Layer 3: Application-Specific Decision Logic
The composite score produced by Layer 2 is the input to whatever domain-specific logic a deployment requires. Applications subscribe to the composite score and apply their own rules to translate it into actionable decisions. Keelson does not prescribe what those decisions are — it only guarantees a well-defined, normalized health signal.
Example use cases:
- Operational authority for autonomous vessels — map the composite score to authority levels (detailed below)
- Dashboard health indicators — translate the score into green / yellow / red status for operator UIs
- Automated alerting or degraded-mode switching — trigger alarms or fall back to a safe mode when the score drops below a threshold
Example: Operational Authority for Autonomous Vessels
This built-in example maps the composite score to operational authority levels aligned with the IMO MASS (Maritime Autonomous Surface Ships) framework.

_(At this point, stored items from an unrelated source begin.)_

diff --git a/splatloc_amd/csrc/binning.hip b/splatloc_amd/csrc/binning.hip
--- a/splatloc_amd/csrc/binning.hip
+++ b/splatloc_amd/csrc/binning.hip
@@ -173,6 +173,94 @@
     return SPLATRASTER_OK;
 }
 
+__global__ void __launch_bounds__(256)
+ranges_kernel(int64_t R, const uint32_t* __restrict__ tile_list, uint32_t* __restrict__ ranges)
+{
+    const int64_t j = (int64_t)blockIdx.x * blockDim.x + threadIdx.x;
+    if (j >= R) return;
+    const uint32_t t = tile_list[j];
+    if (j == 0 || tile_list[j - 1] != t) ranges[2 * t] = (uint32_t)j;
+    if (j == R - 1 || tile_list[j + 1] != t) ranges[2 * t + 1] = (uint32_t)(j + 1);
+}
+
+template <bool NT>
+__global__ void __launch_bounds__(256)
+payload_tile_kernel(int gx, int tiles_per_view, const uint32_t* __restrict__ ranges, const uint32_t* __restrict__ point_list,
+                    const float4* __restrict__ rec, float4* __restrict__ irec, uint32_t* __restrict__ ipack,
+                    uint32_t* __restrict__ cranges)
+{
+    __shared__ uint32_t s_live[4];
+    const uint32_t gt = blockIdx.x;
+    const uint32_t beg = ranges[2 * gt], end = ranges[2 * gt + 1];
+    const uint32_t tl = gt % (uint32_t)tiles_per_view;
+    const uint32_t ty = tl / (uint32_t)gx, tx = tl - ty * (uint32_t)gx;
+    const float ox = (float)(tx * TILE), oy = (float)(ty * TILE);
+    const int lane = threadIdx.x & (WAVE - 1);
+    const int wave = __builtin_amdgcn_readfirstlane((int)(threadIdx.x >> 6));
+    const uint64_t lt_mask = (lane == 0) ? 0ull : (~0ull >> (WAVE - lane));
+    uint32_t running = 0;
+#pragma unroll 1
+    for (uint32_t base = beg; base < end; base += 256u) {
+        const uint32_t j = base + threadIdx.x;
+        uint32_t g = 0u, mask = 0u;
+        float4 a0 = make_float4(0.f, 0.f, 0.f, 0.f), a1 = a0;
+        if (j < end) {
+            g = point_list[j];
+            a0 = rec[2 * (size_t)g];
+            a1 = rec[2 * (size_t)g + 1];
+            mask = quadrant_reach_mask(a0, a1, ox, oy);
+        }
+        const bool live = mask != 0u;
+        const uint64_t ballot = __builtin_amdgcn_ballot_w64(live);
+        if (lane == 0) s_live[wave] = (uint32_t)__popcll(ballot);
+        __syncthreads();
+        const uint32_t n0 = s_live[0], n1 = s_live[1], n2 = s_live[2], n3 = s_live[3];
+        __syncthreads();
+        const uint32_t before = (wave > 0 ? n0 : 0u) + (wave > 1 ? n1 : 0u) + (wave > 2 ? n2 : 0u);
+        if (live) {
+            const size_t pos = (size_t)beg + running + before + (uint32_t)__popcll(ballot & lt_mask);
+            const float4 c1 = payload_conic(a1);
+            const float back = __uint_as_float(j - beg + 1u);
+            const uint32_t m = g | (mask << 24);
+            if (NT) {
+                typedef float f32x4_t __attribute__((ext_vector_type(4)));
+                f32x4_t* out = reinterpret_cast<f32x4_t*>(irec) + 2 * pos;
+                __builtin_nontemporal_store((f32x4_t){a0.x, a0.y, a0.z, back}, out);
+                __builtin_nontemporal_store((f32x4_t){c1.x, c1.y, c1.z, c1.w}, out + 1);
+                __builtin_nontemporal_store(m, ipack + pos);
+            } else {
+                irec[2 * pos] = make_float4(a0.x, a0.y, a0.z, back);
+                irec[2 * pos + 1] = c1;
+                ipack[pos] = m;
+            }
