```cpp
static const ConvVariantInfo kVariants[kConvVariants] = {
     {"conv_igemm_f32<128,128,2,2,32>", ARITH_F32, launch_f32, 0, runs_not_f16, timed_always},
     {"conv_igemm_f32<128,64,2,2,32>", ARITH_F32, launch_f32, 1, runs_not_f16, timed_always},
     {"conv_igemm_f32<64,64,2,2,32>", ARITH_F32, launch_f32, 2, runs_not_f16, timed_always},
     {"conv_igemm_f32<128,32,4,1,32>", ARITH_F32, launch_f32, 3, runs_not_f16, timed_narrow},
     {"conv_igemm_f32<128,128,2,2,16>", ARITH_F32, launch_f32, 4, runs_not_f16, timed_always},
     {"conv_igemm_f32<128,64,2,2,16>", ARITH_F32, launch_f32, 5, runs_not_f16, timed_always},
     {"conv_igemm_f32<64,128,2,2,16>", ARITH_F32, launch_f32, 6, runs_not_f16, timed_always},
     {"conv_igemm_f16x3<128,128>", ARITH_F16X3, launch_conv_f16x3_staged, 0, runs_not_f16, timed_always},
     {"conv_igemm_f16x3<64,128>", ARITH_F16X3, launch_conv_f16x3_staged, 1, runs_not_f16, timed_always},
     {"conv_igemm_f16x3<128,64>", ARITH_F16X3, launch_conv_f16x3_staged, 2, runs_not_f16, timed_always},
     {"conv_igemm_f16x3<64,64>", ARITH_F16X3, launch_conv_f16x3_staged, 3, runs_not_f16, timed_always},
     {"conv_igemm_f16x3_dma<128,128,2x2,2>", ARITH_F16X3, launch_conv_f16x3_dma, 0, runs_presplit, timed_always},
     {"conv_igemm_f16x3_dma<256,128,4x2,3>", ARITH_F16X3, launch_conv_f16x3_dma, 1, runs_presplit, timed_always},
     {"conv_igemm_f16x3_dma<128,256,2x4,3>", ARITH_F16X3, launch_conv_f16x3_dma, 2, runs_presplit, timed_always},
     {"conv_igemm_f16x3_dma<128,128,2x2,3>", ARITH_F16X3, launch_conv_f16x3_dma, 3, runs_presplit, timed_always},
     {"conv3x3_f16x3_win<256,128,4x2>", ARITH_F16X3, launch_conv_f16x3_win, 0, runs_win, timed_always},
     {"conv3x3_f16x3_win<256,64,8x1>", ARITH_F16X3, launch_conv_f16x3_win, 1, runs_win, timed_narrow},
     {"conv3x3_f16x3_win<128,64,4x1>", ARITH_F16X3, launch_conv_f16x3_win, 2, runs_win_small, timed_narrow},
     {"conv_igemm_f16x3_dma<128,64,2x2,2>", ARITH_F16X3, launch_conv_f16x3_dma, 4, runs_presplit, timed_always},
     {"conv_igemm_f16x3_dma<64,128,2x2,2>", ARITH_F16X3, launch_conv_f16x3_dma, 5, runs_presplit, timed_always},
     {"conv3x3_f16x3_win2<128,128,2x2>", ARITH_F16X3, launch_win2, 0, runs_win2, timed_wide},
     {"conv_igemm_f16x3_dma<64,128,2x2,2>+splitK", ARITH_F16X3, launch_conv_f16x3_splitk, 0, runs_splitk<0>, timed_never},
     {"conv_igemm_f16x3_dma<128,128,2x2,2>+splitK", ARITH_F16X3, launch_conv_f16x3_splitk, 1, runs_splitk<1>, timed_never},
     {"conv3x3_rgb_direct", ARITH_DIRECT, launch_direct, 0, runs_direct, timed_unmerged},
};

const char *conv_variant_name(int v) {
    if (v >= 0) v &= kVariantMask;
    return v >= 0 && v < kConvVariants ? kVariants[v].name : "?";
}

int launch_conv(const ConvArgs &a, hipStream_t s, int variant) {
    ConvKernelArgs k = make_conv_args(a);
    if (variant >= 0) {
        k.gn_req = std::max(a.tile_gn, (variant >> kTileGnShift) & 0xff);
        variant &= kVariantMask;
    } else {
        k.gn_req = a.tile_gn;
    }
    if (variant < 0 || variant >= kConvVariants) variant = conv_default_variant(a);
    const ConvVariantInfo &e = kVariants[variant];
    if (e.arith == ARITH_F32 && (k.fmt_x != FMT_F32 || k.fmt_y != FMT_F32 || k.fmt_r != FMT_F32))
        fail("conv: the fp32 MFMA kernel takes fp32 tensors only");
    if (e.arith == ARITH_F16X3) {
        if (!a.w16) fail("conv: f16x3 variant requested but the layer has no split weights");
        k.w = reinterpret_cast<const float *>(a.w16);
    }
    e.launch(k, e.tile, s);
    return variant;
}

std::vector<int> conv_candidates(const ConvArgs &a) {
    const ConvKernelArgs k = make_conv_args(a);
    std::vector<int> cand;
    for (int v = 0; v < kConvVariants; ++v) {
        const ConvVariantInfo &e = kVariants[v];
        if ((e.arith == conv_math() || e.arith == ARITH_DIRECT) && e.runs(a, k) && e.timed(a)) cand.push_back(v);
    }
    return cand;
}

static int conv_autotune_measured(const ConvArgs &a, hipStream_t s, float *best_us);

static std::map<std::string, int> &tune_cache() {
    static std::map<std::string, int> cache;
    static bool loaded = false;
    if (!loaded) {
        loaded = true;
        if (const char *path = getenv("YDS_TUNE_CACHE")) {
            if (FILE *f = fopen(path, "r")) {
                char key[256];
                int v;
                while (fscanf(f, "%255s %d", key, &v) == 2) cache[key] = v;
                fclose(f);
            }
        }
    }
    return cache;
}
static std::string tune_key(const ConvArgs &a) {
    char buf[256];
    int n = a.x.n;
    if (n > 64) {
        int p2 = 64;
        while (p2 * 2 <= n) p2 *= 2;
        n = n >= p2 + p2 / 2 ? p2 + p2 / 2 : p2;
    }
    snprintf(buf, sizeof buf, "m%d_n%d_h%d_w%d_c%d_ld%d_o%d_ho%d_wo%d_k%d_s%d_a%d_r%d_fx%d_fy%d_sp%d", conv_math() + (a.terms == 1 ? 10 : 0), n, a.x.h, a.x.w, a.x.c, a.x.ld, a.y.c,
             a.y.h, a.y.w, a.ksize, a.stride, a.act, a.res.p ? a.res_mode : 0, a.x.fmt, a.y.fmt, a.n_split);
    return buf;
}

int conv_autotune(const ConvArgs &a, hipStream_t s, float *best_us) {
    if (getenv("YDS_NO_AUTOTUNE")) return -1;
    if (const char *f = getenv("YDS_CONV_FORCE")) {
        const int v = atoi(f);
        if (v >= 0 && v < kConvVariants && kVariants[v].runs(a, make_conv_args(a))) return v;
        return conv_autotune_measured(a, s, best_us);
    }
    if (conv_math() == MATH_F16X3 && a.w16 && a.terms != 1 && a.n_split == 0 && conv_splitk_preferred(make_conv_args(a))) return VAR_SPLITK_64x128;
    const std::string key = tune_key(a);
    auto &cache = tune_cache();
    auto it = cache.find(key);
    if (it != cache.end()) return it->second;
    int v = conv_autotune_measured(a, s, best_us);
    cache[key] = v;
    if (const char *path = getenv("YDS_TUNE_CACHE")) {
// ... 51 lines not shown
```

### yolo_deepsort_amd/csrc/conv_common.h

```cpp
#pragma once
#include "common.h"
#include "h16.h"

#include <algorithm>
#include <stdlib.h>
#include <type_traits>

namespace yds {

typedef float f32x16 __attribute__((ext_vector_type(16)));
typedef float f32x4 __attribute__((ext_vector_type(4)));

typedef _Float16 h8 __attribute__((ext_vector_type(8)));
typedef _Float16 h4 __attribute__((ext_vector_type(4)));
constexpr float A_SCALE = 1.f / 256.f, LO_SCALE = 2048.f;
typedef __attribute__((address_space(3))) void lds_void_t;
typedef __attribute__((address_space(1))) const void glb_void_t;
template <int N> __device__ __forceinline__ void wait_vmcnt() { asm volatile("s_waitcnt vmcnt(%0)" ::"n"(N) : "memory"); }

struct ConvKernelArgs {
    const float *x, *w, *bias, *res;
    float *y;
    int H, W, Cin, ldx;
    int Ho, Wo, Cout, ldy, ldr;
    int ksize, stride, pad;
    int K, Kpad, M;
    int act, res_mode;
    int fmt_x, fmt_y, fmt_r;
    int terms;
    int ksplit = 1;
    float *y2 = nullptr;
    int ldy2 = 0, n_split = 0;
    int tiles_m, tiles_n, xm, rm, rn;
    int gn = 1;
    int gn_req = 0;
};

constexpr int KALIGN = 32;
constexpr int STAGGER = 24;

template <int ACT> __device__ __forceinline__ float apply_act(float v) {
    if (ACT == ACT_LEAKY) return v > 0.f ? v : v * 0.1f;
    if (ACT == ACT_RELU) return v > 0.f ? v : 0.f;
    if (ACT == ACT_MISH) {
        const float e = __builtin_amdgcn_exp2f(fminf(v, 20.f) * 1.44269504088896341f);
        const float n = e * (e + 2.f);
        const float m = v * (n * __builtin_amdgcn_rcpf(n + 2.f));
        return v > 20.f ? v : m;
    }
    return v;
}

__device__ __forceinline__ bool tile_of_block(const ConvKernelArgs &p, int &tm, int &tn) {
    const int b = blockIdx.x, xcd = b & 7, idx = b >> 3;
    int lm, ln;
    if (p.gn <= 1) {
        lm = idx % p.rm;
        ln = idx / p.rm;
    } else {
        const int per = p.rm * p.gn, grp = idx / per, w = idx - grp * per;
        const int g = min(p.gn, p.rn - grp * p.gn);
        lm = w / g;
        ln = grp * p.gn + (w - lm * g);
    }
    tm = (xcd % p.xm) * p.rm + lm;
    tn = (xcd / p.xm) * p.rn + ln;
    return tm < p.tiles_m && tn < p.tiles_n;
}

inline int plan_tile_map(ConvKernelArgs &k, int BM, int BN) {
    k.tiles_m = (k.M + BM - 1) / BM;
    k.tiles_n = (k.Cout + BN - 1) / BN;
    long best = -1;
    for (int xm = 1; xm <= 8; xm *= 2) {
        int xn = 8 / xm;
        int rm = (k.tiles_m + xm - 1) / xm, rn = (k.tiles_n + xn - 1) / xn;
        long waste = (long)rm * rn * 8 - (long)k.tiles_m * k.tiles_n;
        long cost = ((long)rm * BM + (long)rn * BN) * 64 + waste * (BM + BN);
        if (best < 0 || cost < best) { best = cost; k.xm = xm; k.rm = rm; k.rn = rn; }
    }
    k.gn = std::max(1, std::min(k.gn_req, k.rn));
    return 8 * k.rm * k.rn;
}
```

The aggregator publishes an OperationalAuthority message to:
{base_path}/@v0/{entity_id}/pubsub/operational_authority/{aggregator_id}
Message format
The message contains:
| Field | Type | Description |
|---|---|---|
timestamp |
google.protobuf.Timestamp |
Time of the authority determination |
level |
AuthorityLevel enum |
Current authority level |
composite_score |
float |
Normalized composite health score (0.0–1.0) |
reason |
string |
Human-readable explanation |
component_scores |
map<string, float> |
Per-component health scores for observability |
Authority levels
The AuthorityLevel enum is aligned with the IMO MASS framework:
| Value | Name | Description |
|---|---|---|
| 0 | AUTHORITY_LEVEL_UNKNOWN |
Authority level has not been determined |
| 1 | AUTHORITY_LEVEL_MINIMAL_SAFE_MODE |
Minimal safe operation (e.g., all-stop, hold position) |
| 2 | AUTHORITY_LEVEL_SUPERVISED_REMOTE |
Remote operator with limited situational awareness |
| 3 | AUTHORITY_LEVEL_REMOTE_CONTROLLED |
Full remote control with good situational awareness |
| 4 | AUTHORITY_LEVEL_ASSISTED_AUTONOMOUS |
Autonomous with operator supervision |
| 5 | AUTHORITY_LEVEL_FULL_AUTONOMOUS |
Fully autonomous operation |
Authority thresholds and hysteresis
The composite score is mapped to an authority level using configurable thresholds. The aggregator selects the highest authority level whose threshold is met:
| Authority level | Default threshold |
|---|---|
FULL_AUTONOMOUS |
≥ 0.85 |
ASSISTED_AUTONOMOUS |
≥ 0.65 |
REMOTE_CONTROLLED |
≥ 0.45 |
SUPERVISED_REMOTE |
≥ 0.25 |
MINIMAL_SAFE_MODE |
< 0.25 |
A hysteresis band (default: 0.05) prevents rapid oscillation between levels. Transitioning down requires the score to drop below threshold - hysteresis, and transitioning up requires the score to exceed threshold + hysteresis.